Now that we have the algorithm, we still need to generate a key that will result in valid values in the end. As I was lazy and it was getting late in the evening, I implemented the algorithm with Z3Py and asked it to solve the problem for me. Unfortunately I failed several times to implement the algorithm, and the iteration time was quite long because Z3 needed 20-30 minutes to get me a key matching my description of the problem, so we only got the answer in the morning.

from z3 import *

s = Solver()

mapping = Array('mapping', BitVecSort(8), BitVecSort(8))
for l in open('mapping.txt'):
    l = l.strip()
    a, b = l.split()
    s.add(mapping[int(b, 16)] == int(a, 16))

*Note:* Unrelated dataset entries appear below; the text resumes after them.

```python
def _bind_engine(L):
    vp, ip = C.c_void_p, C.POINTER(C.c_int)
    L.hp_engine_create.argtypes = [C.POINTER(vp), vp, C.c_size_t, C.c_int, C.c_int, C.c_int, C.c_double, C.c_int, C.c_int]
    L.hp_engine_create_ex.argtypes = [C.POINTER(vp), vp, C.c_size_t, C.c_int, C.c_int, C.c_int, C.c_double, C.c_int, C.c_int, C.c_int]
    L.hp_engine_dtype.argtypes = [vp]
    L.hp_engine_destroy.argtypes = [vp]
    L.hp_engine_destroy.restype = None
    L.hp_engine_info.argtypes = [vp, ip, ip, ip, ip, ip, ip, ip, C.POINTER(C.c_double)]
    L.hp_engine_infer_u8_host.argtypes = [vp, vp, C.c_int]
    L.hp_engine_infer_u8_device.argtypes = [vp, vp, C.c_int, vp]
    L.hp_engine_infer_f32_host.argtypes = [vp, vp, C.c_int]
    L.hp_engine_outputs.argtypes = [vp, C.POINTER(vp), C.POINTER(vp), C.POINTER(vp)]
    L.hp_engine_read_outputs_host.argtypes = [vp, vp, vp, C.c_int]
    L.hp_engine_sync.argtypes = [vp]
    L.hp_engine_copy_outputs_device.argtypes = [vp, vp, vp, C.c_int, vp]
    L.hp_engine_launch_count.argtypes = [vp]
    L.hp_engine_launch_count.restype = C.c_longlong
    L.hp_engine_debug_read_buffer.argtypes = [vp, C.c_int, vp, C.c_int, ip, ip, ip]
    L.hp_engine_debug_write_buffer.argtypes = [vp, C.c_int, vp, C.c_int]
    L.hp_engine_debug_run_ops.argtypes = [vp, C.c_int, C.c_int, C.c_int]
    L.hp_engine_debug_op_kernel.argtypes = [vp, C.c_int, C.c_char_p, C.c_int]
    L.hp_engine_debug_op_epilogue.argtypes = [vp, C.c_int, ip]
    L.hp_engine_calibrate_u8.argtypes = [vp, vp, C.c_int, vp, C.c_int]
    L.hp_pack_int8_calibrated.argtypes = [vp, C.c_size_t]
    L.hp_pose_run_u8_host.argtypes = [vp, vp, vp, C.c_int, vp, C.c_int, ip]
    L.hp_engine_stage_frame_u8.argtypes = [vp, C.c_int, vp, C.c_int, C.c_int, C.c_int]
    L.hp_engine_infer_staged.argtypes = [vp, C.c_int]
    L.hp_engine_debug_read_frames.argtypes = [vp, vp, C.c_int]
    L.hp_engine_set_output_override.argtypes = [vp, vp, vp]
    L.hp_engine_set_profiling.argtypes = [vp, C.c_int]
    L.hp_engine_get_profile.argtypes = [vp, vp, vp, vp, C.c_int, ip, C.POINTER(C.c_longlong)]
    L.hp_engine_read_outputs_frames.argtypes = [vp, C.POINTER(vp), C.POINTER(vp), C.c_int, C.c_int]
    L.hp_engine_head_type.argtypes = [vp]
    L.hp_handoff_enable.argtypes = [C.c_int]
    L.hp_handoff_stats.argtypes = [C.POINTER(C.c_longlong)] * 4
    L.hp_pose_submit_u8_host.argtypes = [vp, vp, vp, C.c_int, ip]
    L.hp_pose_submit_u8_device.argtypes = [vp, vp, vp, C.c_int, ip]
# ... 143 lines not shown
        return out

    def debug_run_ops(self, first: int, last: int, n: int):
        check(lib().hp_engine_debug_run_ops(self._h, first, last, n))

    def debug_op_kernel(self, op: int) -> str:
        buf = C.create_string_buffer(64)
        check(lib().hp_engine_debug_op_kernel(self._h, op, buf, len(buf)))
        return buf.value.decode()

    def debug_op_epilogue(self, op: int) -> str:
        v = C.c_int(0)
        check(lib().hp_engine_debug_op_epilogue(self._h, op, C.byref(v)))
        return "tma" if v.value else "reg"

    def set_output_override(self, d_conf_ptr: int, d_paf_ptr: int):
        check(lib().hp_engine_set_output_override(self._h, d_conf_ptr, d_paf_ptr))

    def set_profiling(self, enable: bool):
        check(lib().hp_engine_set_profiling(self._h, 1 if enable else 0))

    def get_profile(self):
        cap = 1024
        ms = np.zeros(cap, np.float64); ty = np.zeros(cap, np.int32); fl = np.zeros(cap, np.float64)
        n, runs = C.c_int(), C.c_longlong()
        check(lib().hp_engine_get_profile(self._h, ms.ctypes.data, ty.ctypes.data, fl.ctypes.data, cap, C.byref(n), C.byref(runs)))
        return ms[:n.value], ty[:n.value], fl[:n.value], runs.value

    def run_pose(self, parser: "PafParser", frames: np.ndarray, cap: int = 128):
        frames = np.ascontiguousarray(frames, np.uint8)
# ... 242 lines not shown
```

### hyperpose_b200/csrc/conv_wgmma.cuh

```cuda
#pragma once
#include <cuda.h>
#include <cuda_fp16.h>
#include <cuda_runtime.h>
#include <stdint.h>

#include <type_traits>

namespace hpb {

constexpr int CONV_BLOCK_M = 128;
constexpr int CONV_BLOCK_K = 64;
constexpr int TF32_BLOCK_K = 32;
constexpr int CONV_MAX_STAGES = 8;
constexpr int CONV_THREADS = 384;
constexpr int CONV_A_BYTES = CONV_BLOCK_M * 128;
constexpr size_t CONV_SMEM_LIMIT = 227 * 1024;

enum ConvOutMode : int {
    OUT_F16_NHWC = 0,
    OUT_F32_NCHW_SPLIT = 1,
};

struct ConvParams {
    int Nb, H, W;
// ... 694 lines not shown
__device__ __forceinline__ uint64_t make_sw128_kmajor_desc_at(uint32_t smem_addr, uint32_t sbo)
{
    uint64_t d = 0;
    d |= (uint64_t)((smem_addr & 0x3ffffu) >> 4);
    d |= (uint64_t)1 << 16;
    d |= (uint64_t)((sbo >> 4) & 0x3fffu) << 32;
    d |= (uint64_t)1 << 62;
    return d;
}
template <uint32_t N> __device__ __forceinline__ void setmaxnreg_dec() { asm volatile("setmaxnreg.dec.sync.aligned.u32 %0;" ::"n"(N)); }
template <uint32_t N> __device__ __forceinline__ void setmaxnreg_inc() { asm volatile("setmaxnreg.inc.sync.aligned.u32 %0;" ::"n"(N)); }
__device__ __forceinline__ void stmatrix_x4(uint32_t addr, uint32_t r0, uint32_t r1, uint32_t r2, uint32_t r3)
{
    asm volatile("stmatrix.sync.aligned.m8n8.x4.shared.b16 [%0], {%1, %2, %3, %4};" ::"r"(addr), "r"(r0), "r"(r1), "r"(r2), "r"(r3) : "memory");
}
__device__ __forceinline__ void st_shared_u32(uint32_t addr, uint32_t v) { asm volatile("st.shared.b32 [%0], %1;" ::"r"(addr), "r"(v) : "memory"); }
__device__ __forceinline__ void named_barrier_sync(int id, int threads) { asm volatile("bar.sync %0, %1;" ::"r"(id), "r"(threads) : "memory"); }
__device__ __forceinline__ void tma_store_4d(const CUtensorMap* m, uint32_t src, int c0, int c1, int c2, int c3)
{
    asm volatile("cp.async.bulk.tensor.4d.global.shared::cta.bulk_group [%0, {%2, %3, %4, %5}], [%1];"
                 ::"l"(m), "r"(src), "r"(c0), "r"(c1), "r"(c2), "r"(c3) : "memory");
}
__device__ __forceinline__ void bulk_commit() { asm volatile("cp.async.bulk.commit_group;" ::: "memory"); }
template <int N> __device__ __forceinline__ void bulk_wait_read() { asm volatile("cp.async.bulk.wait_group.read %0;" ::"n"(N) : "memory"); }
template <int N> __device__ __forceinline__ void bulk_wait() { asm volatile("cp.async.bulk.wait_group %0;" ::"n"(N) : "memory"); }
__device__ __forceinline__ uint32_t half2_bits(__half2 h) { return *reinterpret_cast<uint32_t*>(&h); }
}

template <int BN, bool kPool, int kBlocks>
__device__ __forceinline__ void halo_epilogue(const float (&acc)[kBlocks][BN / 2], const HaloParams& p, int n, int y0, int x0, int g, int n0,
                                              int row_base, int warp, int lane)
// ... 119 lines not shown
                }
            }
        }
        ptx::fence_proxy_async();
        ptx::named_barrier_sync(bar_id, 128);
        if (leader) {
            const int x = kPool ? x0 >> 1 : x0, y = kPool ? (y0 + ty0) >> 1 : y0 + ty0;
            ptx::tma_store_4d(tmap_o, slot, och, x, y, n);
            if (BN == 128 && n0 + 64 < p.cout_g)
                ptx::tma_store_4d(tmap_o, slot + (uint32_t)kSliceBytes, och + 64, x, y, n);
            ptx::bulk_commit();
        }
    }
}

template <int BN, int kBlocks>
__device__ __forceinline__ void halo_kstep(float (&acc)[kBlocks][BN / 2], uint32_t abase, int r, int s, int BW, uint32_t sbo, const uint8_t* s_b,
                                           uint64_t* b_full, RingPos b, int c_or_tap HALO_PH_PARAM)
{
    uint64_t da[kBlocks];
#pragma unroll
    for (int m = 0; m < kBlocks; ++m) da[m] = ptx::make_sw128_kmajor_desc_at(abase + (uint32_t)(((m * 8 + r) * BW + s) * 128), sbo);
    const uint64_t db = ptx::make_sw128_kmajor_desc(ptx::smem_u32(s_b + (size_t)b.slot * BN * 128));
    HALO_TIMED(HALO_PH_B_WAIT, ptx::mbar_wait(ptx::smem_u32(b_full + b.slot), b.phase));
#pragma unroll
    for (int m = 0; m < kBlocks; ++m) ptx::fence_acc(acc[m]);
    ptx::wgmma_fence();
#pragma unroll
    for (int k = 0; k < 4; ++k)
#pragma unroll
// ... 14 lines not shown
        if (tma) {
            if constexpr (kItem != HaloItem::Wide)
                halo_epilogue_tma<BN, kPool, kShape.blocks, kShape.stage_slots, true>(acc, p, tmap_o, stage, n, y0, x0, g, n0, row_base, warp, lane,
                                                                                     leader HALO_PH_ARG);
            else if (p.box_bytes >= kShape.blocks * BN * 128)
                halo_epilogue_tma<BN, kPool, kShape.blocks, kShape.blocks, false>(acc, p, tmap_o, stage, n, y0, x0, g, n0, row_base, warp, lane,
                                                                                 leader HALO_PH_ARG);
            else
                halo_epilogue_tma<BN, kPool, kShape.blocks, 1, true>(acc, p, tmap_o, stage, n, y0, x0, g, n0, row_base, warp, lane, leader HALO_PH_ARG);
            return;
        }
    }
    halo_epilogue<BN, kPool, kShape.blocks>(acc, p, n, y0, x0, g, n0, row_base, warp, lane);
}

template <int BN, bool kPool, HaloItem kItem>
__global__ void __launch_bounds__(CONV_THREADS, 1)
conv_halo_kernel(const __grid_constant__ CUtensorMap tmap_x, const __grid_constant__ CUtensorMap tmap_b, const __grid_constant__ CUtensorMap tmap_o,
                 const HaloParams p)
{
    static_assert(!(kItem == HaloItem::Wide && kPool), "the pooled epilogue pairs pixel rows of one m64 block; it has no wide form");
    static_assert(kItem != HaloItem::PingPong || BN == 64 || BN == 128, "the ping-pong item is built for the VGG trunk's widths, BN = 64 and 128");
    constexpr HaloShape kShape = halo_shape(kItem, BN);
    constexpr int B_BYTES = BN * 128;
    constexpr bool kTmaForm = BN % 64 == 0;
    extern __shared__ uint8_t smem_raw[];
    ptx::pdl_launch_dependents();
    uint8_t* smem = (uint8_t*)(((uintptr_t)smem_raw + 1023) & ~(uintptr_t)1023);
    uint8_t* s_box = smem;
    uint8_t* s_b = s_box + (size_t)kShape.box_slots * kShape.tiles * p.box_bytes;
    uint8_t* s_stage = s_b + (size_t)p.num_stages * B_BYTES;
    uint64_t* a_full = (uint64_t*)(s_stage + 2 * (size_t)p.stage_bytes);
    uint64_t* a_empty = a_full + kShape.box_slots;
    uint64_t* b_full = a_empty + kShape.box_slots;
    uint64_t* b_empty = b_full + CONV_MAX_STAGES;
    uint64_t* turn = b_empty + CONV_MAX_STAGES;

    const int wg = threadIdx.x >> 7, warp = threadIdx.x >> 5, lane = threadIdx.x & 31;
    const int n_tiles_g = p.cout_g_pad / BN;
    const int nt_total = p.groups * n_tiles_g;
    const int sp_per_img = p.tiles_x * p.tiles_y;
    const int total_items = (p.Nb * sp_per_img + kShape.tiles - 1) / kShape.tiles * nt_total;
    const int chunks = p.cin_g / CONV_BLOCK_K;
    const int taps = p.R * p.S;
    const int BW = HALO_TW + p.S - 1, BH = HALO_TH + p.R - 1;

    if (threadIdx.x == 0) {
        ptx::prefetch_tmap(&tmap_x);
        ptx::prefetch_tmap(&tmap_b);
        if (kTmaForm && p.tma_store) ptx::prefetch_tmap(&tmap_o);
        for (int i = 0; i < kShape.box_slots; ++i) {
            ptx::mbar_init(ptx::smem_u32(a_full + i), 1);
            ptx::mbar_init(ptx::smem_u32(a_empty + i), kShape.slot_warps);
        }
        for (int i = 0; i < p.num_stages; ++i) {
            ptx::mbar_init(ptx::smem_u32(b_full + i), 1);
            ptx::mbar_init(ptx::smem_u32(b_empty + i), kShape.slot_warps);
        }
        if constexpr (kItem == HaloItem::PingPong) {
            ptx::mbar_init(ptx::smem_u32(turn), 4);
            ptx::mbar_init(ptx::smem_u32(turn + 1), 4);
        }
        ptx::fence_barrier_init();
    }
    __syncthreads();
    ptx::pdl_wait();

    auto decode = [&](int item, int& sp, int& g, int& n0) {
        const int nt = item % nt_total;
        sp = item / nt_total * kShape.tiles;
        g = nt / n_tiles_g;
        n0 = (nt - g * n_tiles_g) * BN;
    };
    auto tile_pos = [&](int sp, int& n, int& y0, int& x0) {
        n = sp / sp_per_img;
        const int t = sp - n * sp_per_img;
        const int ty = t / p.tiles_x;
        y0 = ty * HALO_TH;
// ... 11 lines not shown
            const int pad_h = p.R / 2, pad_w = p.S / 2;
            for (int item = blockIdx.x; item < total_items; item += gridDim.x) {
                int sp, g, n0;
                decode(item, sp, g, n0);
                for (int c = 0; c < chunks; ++c) {
                    ptx::mbar_wait(ptx::smem_u32(a_empty + a.slot), a.phase ^ 1);
                    const uint32_t fa = ptx::smem_u32(a_full + a.slot);
                    ptx::mbar_expect_tx(fa, (uint32_t)(kShape.tiles * BH * BW * 128));
#pragma unroll
                    for (int t = 0; t < kShape.tiles; ++t) {
                        int n, y0, x0;
                        tile_pos(sp + t, n, y0, x0);
                        ptx::tma_load_4d(ptx::smem_u32(s_box + (size_t)(a.slot * kShape.tiles + t) * p.box_bytes), &tmap_x, fa,
                                         p.in_ch_off + g * p.cin_g + c * CONV_BLOCK_K, x0 - pad_w, y0 - pad_h, n);
                    }
                    a.step(kShape.box_slots);
                    for (int tap = 0; tap < taps; ++tap) {
                        ptx::mbar_wait(ptx::smem_u32(b_empty + b.slot), b.phase ^ 1);
                        const uint32_t fb = ptx::smem_u32(b_full + b.slot);
                        ptx::mbar_expect_tx(fb, (uint32_t)B_BYTES);
                        ptx::tma_load_2d(ptx::smem_u32(s_b + (size_t)b.slot * B_BYTES), &tmap_b, fb, tap * p.cin_g + c * CONV_BLOCK_K, g * p.cout_g_pad + n0);
                        b.step(p.num_stages);
                    }
                }
            }
        }
        return;
    }

    if constexpr (kShape.move_regs) ptx::setmaxnreg_inc<HALO_WIDE_CONSUMER_REGS>();
    const int half = wg - 1;
    const uint32_t sbo = (uint32_t)BW * 128u;
    const bool tma = kTmaForm && p.tma_store;
    const bool leader = (threadIdx.x & 127) == 0;
    const uint32_t stage = ptx::smem_u32(s_stage + (size_t)half * p.stage_bytes);
    float acc[kShape.blocks][BN / 2];
    if constexpr (kItem == HaloItem::PingPong) {
        const int item_stages = chunks * taps;
        if (half) {
            a.advance(chunks, kShape.box_slots);
            b.advance(item_stages, p.num_stages);
        }
        for (int j = half, item = blockIdx.x + half * gridDim.x; item < total_items; j += 2, item += 2 * gridDim.x) {
            int sp, g, n0;
            decode(item, sp, g, n0);
            if (j > 0) HALO_TIMED(HALO_PH_TURN_WAIT, ptx::mbar_wait(ptx::smem_u32(turn + half), (uint32_t)((j - 1) >> 1) & 1u));
            int prev_st = 0, prev_bs = 0;
            for (int c = 0; c < chunks; ++c) {
                HALO_TIMED(HALO_PH_A_WAIT, ptx::mbar_wait(ptx::smem_u32(a_full + a.slot), a.phase));
                const uint32_t abase = ptx::smem_u32(s_box + (size_t)a.slot * p.box_bytes);
                for (int tap = 0; tap < taps; ++tap) {
                    const int r = tap / p.S, s = tap - r * p.S;
// ... 74 lines not shown
            const int last = (a.slot + kShape.box_slots - 1) % kShape.box_slots;
            const uint32_t dst = kItem == HaloItem::Wide ? ptx::smem_u32(s_box + (size_t)(last * kShape.tiles + box) * p.box_bytes) : stage;
            halo_store<BN, kPool, kItem>(acc, p, &tmap_o, tma, dst, n, y0, x0, g, n0, row_base, warp, lane, leader HALO_PH_ARG);
            HALO_PH_ADD(HALO_PH_EPILOGUE, t_epi);
        }
    }
    if (tma && leader) ptx::bulk_wait<0>();
#ifdef HPB_HALO_PHASES
    HALO_PH_ADD(HALO_PH_TOTAL, t_start);
    if ((threadIdx.x & 127) == 0)
        for (int i = 0; i < HALO_PH_COUNT; ++i) atomicAdd(g_halo_phases + i, (unsigned long long)ph[i]);
#endif
}

inline int halo_box_bytes(int R, int S) { return ((HALO_TH + R - 1) * (HALO_TW + S - 1) * 128 + 1023) & ~1023; }
inline size_t conv_halo_smem_bytes(int R, int S, int BN, int stages, HaloItem it, bool tma_store)
{
    const HaloShape sh = halo_shape(it, BN);
    return 1024 + (size_t)sh.box_slots * sh.tiles * halo_box_bytes(R, S) + (size_t)stages * BN * 128 +
           (tma_store ? 2 * (size_t)halo_stage_bytes(BN, it) : 0) + (2 * sh.box_slots + 2 * CONV_MAX_STAGES + 2) * 8;
}
inline int conv_halo_pick_stages(int R, int S, int BN, HaloItem it, bool tma_store)
{
    int s = CONV_MAX_STAGES;
    while (s > 2 && conv_halo_smem_bytes(R, S, BN, s, it, tma_store) > CONV_SMEM_LIMIT) --s;
    return s;
}

}
```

nh = list(BitVecs('nh1 nh2 nh3 nh4', 8))
k1 = list(BitVecs('k11 k12 k13 k14', 8))
k2 = list(BitVecs('k21 k22 k23 k24', 8))
k3 = list(BitVecs('k31 k32 k33 k34', 8))

s.add(nh[0] == 0x4b, nh[1] == 0x17, nh[2] == 0xe2, nh[3] == 0x45)

def transpose(n):
    return [mapping[n[0]], mapping[n[1]], mapping[n[2]], mapping[n[3]]]

def rotl8(n):
    return [n[1], n[2], n[3], n[0]]

def rotl16(n):
    return [n[2], n[3], n[0], n[1]]

def rotl24(n):
    return [n[3], n[0], n[1], n[2]]

def xor(a, b):
    return [a[0] ^ b[0], a[1] ^ b[1], a[2] ^ b[2], a[3] ^ b[3]]

def hash(a, b, c, d, transp=True):
    if transp:
        at = transpose(a)
        bt = transpose(b)
        ct = transpose(c)
        dt = transpose(d)
    else:
        at, bt, ct, dt = a, b, c, d

    r1 = xor(at, rotl8(bt))
    r2 = xor(rotl8(bt), rotl16(ct))
    r3 = xor(rotl16(ct), rotl24(dt))
    r4 = xor(rotl24(dt), at)

    return r1, r2, r3, r4

r1, r2, r3, r4 = hash(nh, k1, k2, k3)
r1, r2, r3, r4 = hash(r1, r2, r3, r4)

s.add(r1[0] == 0x01, r1[1] == 0x02, r1[2] == 0x03, r1[3] == 0x04)
s.add(r2[0] == 0x05, r2[1] == 0x06, r2[2] == 0x07, r2[3] == 0x08)
s.add(r3[0] == 0x09, r3[1] == 0x10, r3[2] == 0x11, r3[3] == 0x12)
s.add(r4[0] == 0x0d, r4[1] == 0x14, r4[2] == 0x15, r4[3] == 0x1e)

print s.check()
print s.model()

After running for 20 minutes, this gave me the following valid key: e5304760-47b7c45f-f59a8f29.

Later, a friend tried to find a better way to solve this problem, and noticed that it was reductible to a 32 bits bruteforce. Using this method, we found the previous key, but also a second valid key: b6b09bf0-f23daa06-ac4ee747.